# Overview

Due to the length of the original notebook, I decided to create a separate submission for the Non-Negative Matrix Factroization.

An **important distinction** to make is the differnce between topic modeling and topic classification. Topic modeling groups unlabeld text by the topics the model thinks it contains and groups them by those topics. Topic classification  contains labeled training data. Hence with topic modeling we generally deal with unsupervised techniques such as Latent Dirichlet Allocation and Latent Semantic Analysis. While with topic classification we generally deal with supervised learning algorithms such as support vector machines and naive bayes analysis. There are also deep learning architectures used for text classification auch as Convolutional Neural Networks and Recurrent Neural Networks. I will provide resources in a separate notebook for further information. 

 

**Issue with NMF for classifcation** : Nonnegative matrix factorization is often utlized for topic modeling and not top classifcation. For topic modeling, we can choose a certain number of topics for the matrix to be contained in. For our purposes, we will choose 5 topics (since we have 5 different catgeories to classify articles). 

**Note:** This notebook is for learning purposes.
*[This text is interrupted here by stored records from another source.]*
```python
def load():
    global _lib
    if _lib is not None:
        return _lib
    if not os.path.exists(LIB_PATH):
        raise EngineLibraryError(
            f"{LIB_PATH} not found: build it with `python -c 'import __graft_entry__ as g; g.build()'` "
            f"or `make -C diffpir_amd/csrc`.  There is no CPU fallback.")
    try:
        import torch
    except ImportError:
        pass
    try:
        lib = C.CDLL(LIB_PATH)
    except OSError as ex:
        raise EngineLibraryError(f"cannot load {LIB_PATH}: {ex}") from ex
    for name, (res, args) in SIGNATURES.items():
        try:
            fn = getattr(lib, name)
        except AttributeError as ex:
            raise EngineLibraryError(f"{LIB_PATH} does not export {name}") from ex
        fn.restype = res
        fn.argtypes = args
    if lib.dpir_version() != ABI_VERSION:
        raise EngineLibraryError("ABI version mismatch")
    _lib = lib
    return lib
```

### diffpir_amd/csrc/dbg_conv.hip

```cpp
#include "engine.h"
#include "conv6_params.h"
#include "conv9.h"
#include "../../include/diffpir_debug.h"
#include <string.h>
#include <vector>
using namespace dpir;
static int fail(dpir_engine* e, const Status& s) {
    if (e) e->last_error = s.msg;
    return s.code;
}
#define API_TRY(e, expr)                          \
    do {                                          \
        Status _s = (expr);                       \
        if (!_s.ok()) return fail((e), _s);       \
    } while (0)
#define API_HIP(e, expr)                                                                  \
    do {                                                                                  \
        hipError_t _h = (expr);                                                           \
        if (_h != hipSuccess)                                                             \
            return fail((e), Status{DPIR_ERR_HIP, std::string(#expr) + ": " + hipGetErrorString(_h)}); \
    } while (0)

__global__ void dbg_bitdiff_kernel(const float* a, const float* b, size_t n, unsigned long long* out) {
    unsigned long long cnt = 0; unsigned mx = 0;
    for (size_t i = (size_t)blockIdx.x * blockDim.x + threadIdx.x; i < n; i += (size_t)gridDim.x * blockDim.x) {
        const float x = a[i], y = b[i];
        if (__builtin_bit_cast(unsigned, x) != __builtin_bit_cast(unsigned, y)) {
            ++cnt;
            const float d = fabsf(x - y);
            const unsigned u = d == d ? __builtin_bit_cast(unsigned, d) : 0x7fc00000u;
            mx = u > mx ? u : mx;
        }
    }
    if (cnt) { atomicAdd(&out[0], cnt); atomicMax(&out[1], (unsigned long long)mx); }
}

extern "C" {
int dpir_debug_conv_bench(dpir_engine* e, int B, int Cin, int Cout, int H, int W, int ks, int mode, int with_prm,
                          int dbg, int iters, double* ms_out) {
    if (!e || !ms_out || iters <= 0) return DPIR_ERR_INVALID;
    (void)hipSetDevice(e->device);
    int taps = ks * ks, coutp = round_up(Cout, 64), cinp = round_up(Cin, 16);
    float *x = nullptr, *w = nullptr, *bias = nullptr, *out = nullptr, *partial = nullptr; float4* prm = nullptr;
    API_TRY(e, e->ws.getT("dbg#x", (size_t)B * Cin * H * W, &x));
    API_TRY(e, e->ws.getT("dbg#w", (size_t)cinp * taps * coutp, &w));
    API_TRY(e, e->ws.getT("dbg#b", (size_t)coutp, &bias));
    API_TRY(e, e->ws.getT("dbg#o", (size_t)B * Cout * H * W, &out));
    API_TRY(e, e->ws.getT("dbg#prm", (size_t)B * Cin, &prm));
    API_TRY(e, e->ws.getT("conv#partial", (size_t)16 * 1024 * 1024, &partial));
    API_TRY(e, launch_randn(e->stream, x, 1, 1, 0, 1, (size_t)B * Cin * H * W));
    API_TRY(e, launch_randn(e->stream, w, 2, 1, 0, 1, (size_t)cinp * taps * coutp));
    API_TRY(e, launch_randn(e->stream, bias, 3, 1, 0, 1, (size_t)coutp));
    API_TRY(e, launch_randn(e->stream, reinterpret_cast<float*>(prm), 4, 1, 0, 1, (size_t)B * Cin * 4));
    ConvArgs a;
    a.src.a = x; a.src.ca = Cin; a.src.Hs = H; a.src.Ws = W; a.src.mode = 0; a.src.prm = with_prm ? prm : nullptr;
    a.w = w; a.bias = bias; a.out = out; a.B = B; a.Cin = Cin; a.Cout = Cout; a.CoutP = coutp; a.H = H; a.W = W; a.ks = ks;
    a.partial = partial; a.partial_capacity = (size_t)16 * 1024 * 1024;
    const void* w16 = nullptr; float w16_scale = 1.f;
    if (dbg != 0) {
        std::vector<float> hw((size_t)Cout * Cin * taps);
        for (size_t i = 0; i < hw.size(); ++i) hw[i] = (float)((i * 2654435761u) % 2001) / 1000.0f * 0.05f - 0.05f;
        std::vector<uint16_t> w16v;
        w16_scale = ks == 1 ? pack_weights_f16x3_1x1(hw.data(), Cout, Cin, w16v) : pack_weights_conv6(hw.data(), Cout, Cin, w16v);
        void* wp = nullptr;
        API_TRY(e, e->ws.get("dbg#w16", w16v.size() * 2, &wp));
        API_HIP(e, hipMemcpy(wp, w16v.data(), w16v.size() * 2, hipMemcpyHostToDevice));
        w16 = wp;
    }
    Conv5Args a5;
    Conv6Args a6;
    const bool use5 = dbg != 0 && ks == 1, use6 = dbg != 0 && ks == 3;
    if (use5) {
        a5.src = CatSrc{x, Cin, nullptr, 0}; a5.prm = a.src.prm; a5.w16 = w16; a5.w16_scale = w16_scale; a5.bias = bias; a5.out = out;
        a5.B = B; a5.Cout = Cout; a5.H = H; a5.W = W; a5.x1 = e->precision == 2;
    }
    if (use6) {
        int C8 = 2 * ((Cin + 15) / 16);
        size_t plane = (size_t)B * C8 * H * W * 16;
        char* s16 = nullptr;
        API_TRY(e, e->ws.getT("dbg#s16", 2 * plane, &s16));
        API_TRY(e, launch_act_split(e->stream, CatSrc{x, Cin, nullptr, 0}, a.src.prm, 0, B, H, W, s16, s16 + plane));
        a6.xhi = s16; a6.xlo = s16 + plane; a6.w16 = w16; a6.w16_scale = w16_scale; a6.bias = bias; a6.out = out;
        a6.B = B; a6.Cin = Cin; a6.Cout = Cout; a6.H = H; a6.W = W; a6.partial = partial; a6.partial_capacity = a.partial_capacity;
        a6.x1 = e->precision == 2;
    }
    auto run_once = [&]() -> Status {
        if (use5) return launch_conv5(e->stream, a5);
        if (use6) {
            if (dbg == 1) DPIR_TRY(launch_act_split(e->stream, CatSrc{x, Cin, nullptr, 0}, a.src.prm, 0, B, H, W, const_cast<void*>(a6.xhi), const_cast<void*>(a6.xlo)));
            return launch_conv6(e->stream, a6);
        }
        return launch_conv(e->stream, a);
    };
    API_TRY(e, run_once());
    hipEvent_t e0, e1;
    API_HIP(e, hipEventCreate(&e0)); API_HIP(e, hipEventCreate(&e1));
    API_HIP(e, hipEventRecord(e0, e->stream));
    for (int i = 0; i < iters; ++i) API_TRY(e, run_once());
    API_HIP(e, hipEventRecord(e1, e->stream));
    API_HIP(e, hipEventSynchronize(e1));
    float ms = 0; API_HIP(e, hipEventElapsedTime(&ms, e0, e1));
    (void)hipEventDestroy(e0); (void)hipEventDestroy(e1);
    *ms_out = ms / iters;
    return DPIR_OK;
}
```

It is **not** an attempt to achieve better results or runtime than the supervised models used in the other notebook. 

### Installing Dependencies

In [102]:
!pip install opendatasets # for downloading dataset into notenook with Kaggle API key
!pip install NLTK #installing NLTK and packages needed for preprocessing

Looking in indexes: https://pypi.org/simple, https://us-python.pkg.dev/colab-wheels/public/simple/
Looking in indexes: https://pypi.org/simple, https://us-python.pkg.dev/colab-wheels/public/simple/


Importing Modules

In [103]:
import opendatasets as od
import pandas as pd
import nltk
from nltk.tokenize import sent_tokenize, word_tokenize 
from nltk.corpus import stopwords
from nltk.stem import WordNetLemmatizer
from nltk.corpus import wordnet as wn
import re
import string
import math
from sklearn.feature_extraction.text import TfidfVectorizer
from sklearn.decomposition import NMF
import sklearn.metrics as metrics
import numpy as np
from sklearn.metrics import accuracy_score
from itertools import permutations

### Required Downloads from NLTK for preprocessing

In [104]:
nltk.download('punkt')
nltk.download('stopwords')
nltk.download('wordnet')
nltk.download('omw-1.4')

[nltk_data] Downloading package punkt to /root/nltk_data...
[nltk_data]   Package punkt is already up-to-date!
[nltk_data] Downloading package stopwords to /root/nltk_data...
[nltk_data]   Package stopwords is already up-to-date!
[nltk_data] Downloading package wordnet to /root/nltk_data...
[nltk_data]   Package wordnet is already up-to-date!
[nltk_data] Downloading package omw-1.4 to /root/nltk_data...
[nltk_data]   Package omw-1.4 is already up-to-date!


True

In [105]:
od.download("https://www.kaggle.com/competitions/learn-ai-bbc/data")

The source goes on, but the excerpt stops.